Nyongesa Cynthia A, Hogarth Mike, Pa Judy
Alzheimer's Disease Cooperative Study (ADCS), Department of Neurosciences, University of California, San Diego, CA, USA.
Division of Biomedical Informatics, Department of Medicine, University of California, San Diego, CA, USA.
J Alzheimers Dis. 2025 Jul;106(1):120-138. doi: 10.1177/13872877251339756. Epub 2025 May 7.

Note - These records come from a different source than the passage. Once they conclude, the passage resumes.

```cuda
static void dense_from_diags(const Diags& d, double* out) {
  const int m = d.m;
  std::fill(out, out + (size_t)m * m, 0.0);
  for (int i = 0; i < m; i++) {
    out[(size_t)i * m + i] = d.dia[i];
    if (i + 2 < m) { out[(size_t)(i + 2) * m + i] = d.low[i]; out[(size_t)i * m + i + 2] = d.up1[i]; }
    if (i + 4 < m) out[(size_t)i * m + i + 4] = d.up2[i];
  }
}
int b2_host_poisson_matrices(int kind0, int n0, double c0, double* a0, double* cmat0) {
  Base1 b0;
  RET(b0.init_host(kind0, n0));
  if (!b0.composite) return fail(B2_ERR_ARG, "axis 0 is not a composite Chebyshev base");
  Diags lap, mass;
  poisson_axis(b0, c0, &lap, &mass);
  dense_from_diags(lap, a0);
  dense_from_diags(mass, cmat0);
  return B2_OK;
}
int b2_poisson_axis0_matrices(const b2_field* f, double c0, double* a0, double* cmat0) {
// ... 405 lines not shown
```

rustpde_mpi_b200/csrc/lane_fast.cuh:

```cuda
#pragma once

template <int LN, int K> struct POff { static_assert(K % 2 == 0, "even pair offsets only"); static constexpr int v = (K / 2) * (1 << Lay<LN>::LSH); };
template <int LN, int K> struct EOff { static_assert(K % 4 == 0, "element offsets in tiles only"); static constexpr int v = (K / 4) * (1 << (Lay<LN>::LSH + 1)); };

template <int E, int R, int Ns, int LN, int TPL, bool SWZI, bool SWZO>
__device__ __forceinline__ void fstage(double2* __restrict__ wl, int q, const cplx* __restrict__ tw) {
  constexpr int NB = E / R, LE = Log2<E>::v, Nc = E * TPL, stride = Nc / R, LSH = Lay<LN>::LSH;
  constexpr int RS = POff<LN, stride>::v;
  static_assert(!SWZI || stride % (1 << LE) == 0, "swizzled reads need stride to be a multiple of E");
  cplx v[E];
  cplx w1[NB];
#pragma unroll
  for (int b = 0; b < NB; b++) {
    const int j = q + b * TPL;
    if (Ns > 1) w1[b] = ldg(tw + (j & (Ns - 1)) * (stride / Ns));
    if (!SWZI) {
      const int base = Lay<LN>::pix(j);
#pragma unroll
      for (int r = 0; r < R; r++) v[b * R + r] = wl[base + r * RS];
    } else {
      const int s0 = (j >> LE) & 1;
      const int b0 = Lay<LN>::pix(j ^ s0), b1 = Lay<LN>::pix(j ^ (s0 ^ 1));
#pragma unroll
      for (int r = 0; r < R; r++) v[b * R + r] = wl[(((r * (stride >> LE)) & 1) ? b1 : b0) + r * RS];
// ... 313 lines not shown
  const int p0 = q * CP;
  const ChunkAddr<LN> ca(p0);
  const int tmax = HP - p0;
  for (int rep = 0; rep < op.i1; rep++) {
    double2 tp[CP];
    double2 tot = d2(0.0, 0.0);
#pragma unroll
    for (int t = 0; t < CP; t++) {
      const bool ok = t < tmax;
      const double2 a = ok ? w2[ca.at(t)] : d2(0.0, 0.0);
      const double f = 4.0 * (p0 + t);
      tp[t] = d2(f * a.x, (f + 2.0) * a.y);
      tot.x += tp[t].x; tot.y += tp[t].y;
    }
    Aff1::V m; m.d[0] = 1; m.d[1] = tot.x; m.d[2] = 1; m.d[3] = tot.y;
    Aff1::S in = lane_scan_state<Aff1, true, LN>(m, TPL, scratch);
    double2 S = d2(in.d[0], in.d[1]);
    const double sc = (rep == op.i1 - 1) ? op.a : 1.0;
#pragma unroll
    for (int t = CP - 1; t >= 0; t--) {
      const double nx = S.x;
      S.x += tp[t].x; S.y += tp[t].y;
      double2 o = d2(S.y * sc, nx * sc);
      if (t == 0 && q == 0) o.x *= 0.5;
      if (t < tmax) w2[ca.at(t)] = o;
    }
    __syncthreads();
  }
}
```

BackgroundLanguage deficits often occur early in the neurodegenerative process, yet traditional methods frequently fail to detect subtle changes. Natural language processing (NLP) offers a novel approach to identifying linguistic patterns associated with cognitive impairment.ObjectiveWe aimed to analyze linguistic features that differentiate cognitively unimpaired (CU), mild cognitive impairment (MCI), and Alzheimer's disease (AD) groups.MethodsData was extracted from picture description tasks performed by 336 participants in the DementiaBank datasets. 53 linguistic features aggregated into 4 categories: lexical, structural, syntactic, and discourse domains, were identified using NLP toolkits. With normal diagnostic cutoffs, cognitive function was evaluated with the Mini-Mental State Examination (MMSE) and Montreal Cognitive Assessment (MoCA).ResultsWith age and education as covariates, ANOVA and post-hoc Tukey's HSD tests revealed that linguistic features such as pronoun usage, syntactic complexity, and lexical sophistication showed significant differences between CU, MCI, and AD groups (p < 0.05). Notably, past tense and personal references were higher in AD than both CU and MCI (p < 0.001), while pronoun usage differed between AD and CU (p < 0.0001). Correlations indicated that higher pronoun rates and lower syntactic complexity were associated with lower MMSE scores and although some features like conjunctions and determiners approached significance, they lacked consistent differentiation.ConclusionsWith the growing adoption of artificial intelligence (AI)-based scribing, these results emphasize the potential of targeted linguistic analysis as a digital biomarker to enable continuous screening for cognitive impairment.
背景
语言缺陷常在神经退行性病变过程的早期出现,但传统方法常常难以检测到细微变化。自然语言处理(NLP)提供了一种识别与认知障碍相关语言模式的新方法。
目的
我们旨在分析能够区分认知未受损(CU)、轻度认知障碍(MCI)和阿尔茨海默病(AD)组的语言特征。
方法
数据从痴呆症数据库中336名参与者执行的图片描述任务中提取。使用NLP工具包识别了聚合为4类的53种语言特征:词汇、结构、句法和语篇领域。采用正常诊断临界值,通过简易精神状态检查表(MMSE)和蒙特利尔认知评估量表(MoCA)评估认知功能。
结果
以年龄和教育程度作为协变量,方差分析和事后Tukey's HSD检验显示,诸如代词使用、句法复杂性和词汇复杂性等语言特征在CU、MCI和AD组之间存在显著差异(p < 0.05)。值得注意的是,AD组的过去时态和人称指代高于CU组和MCI组(p < 0.001),而AD组和CU组之间的代词使用存在差异(p < 0.0001)。相关性表明,较高的代词使用率和较低的句法复杂性与较低的MMSE得分相关,尽管诸如连词和限定词等一些特征接近显著水平,但它们缺乏一致的区分性。
结论
随着基于人工智能(AI)的抄写记录越来越广泛的应用,这些结果强调了靶向语言分析作为一种数字生物标志物用于持续筛查认知障碍的潜力。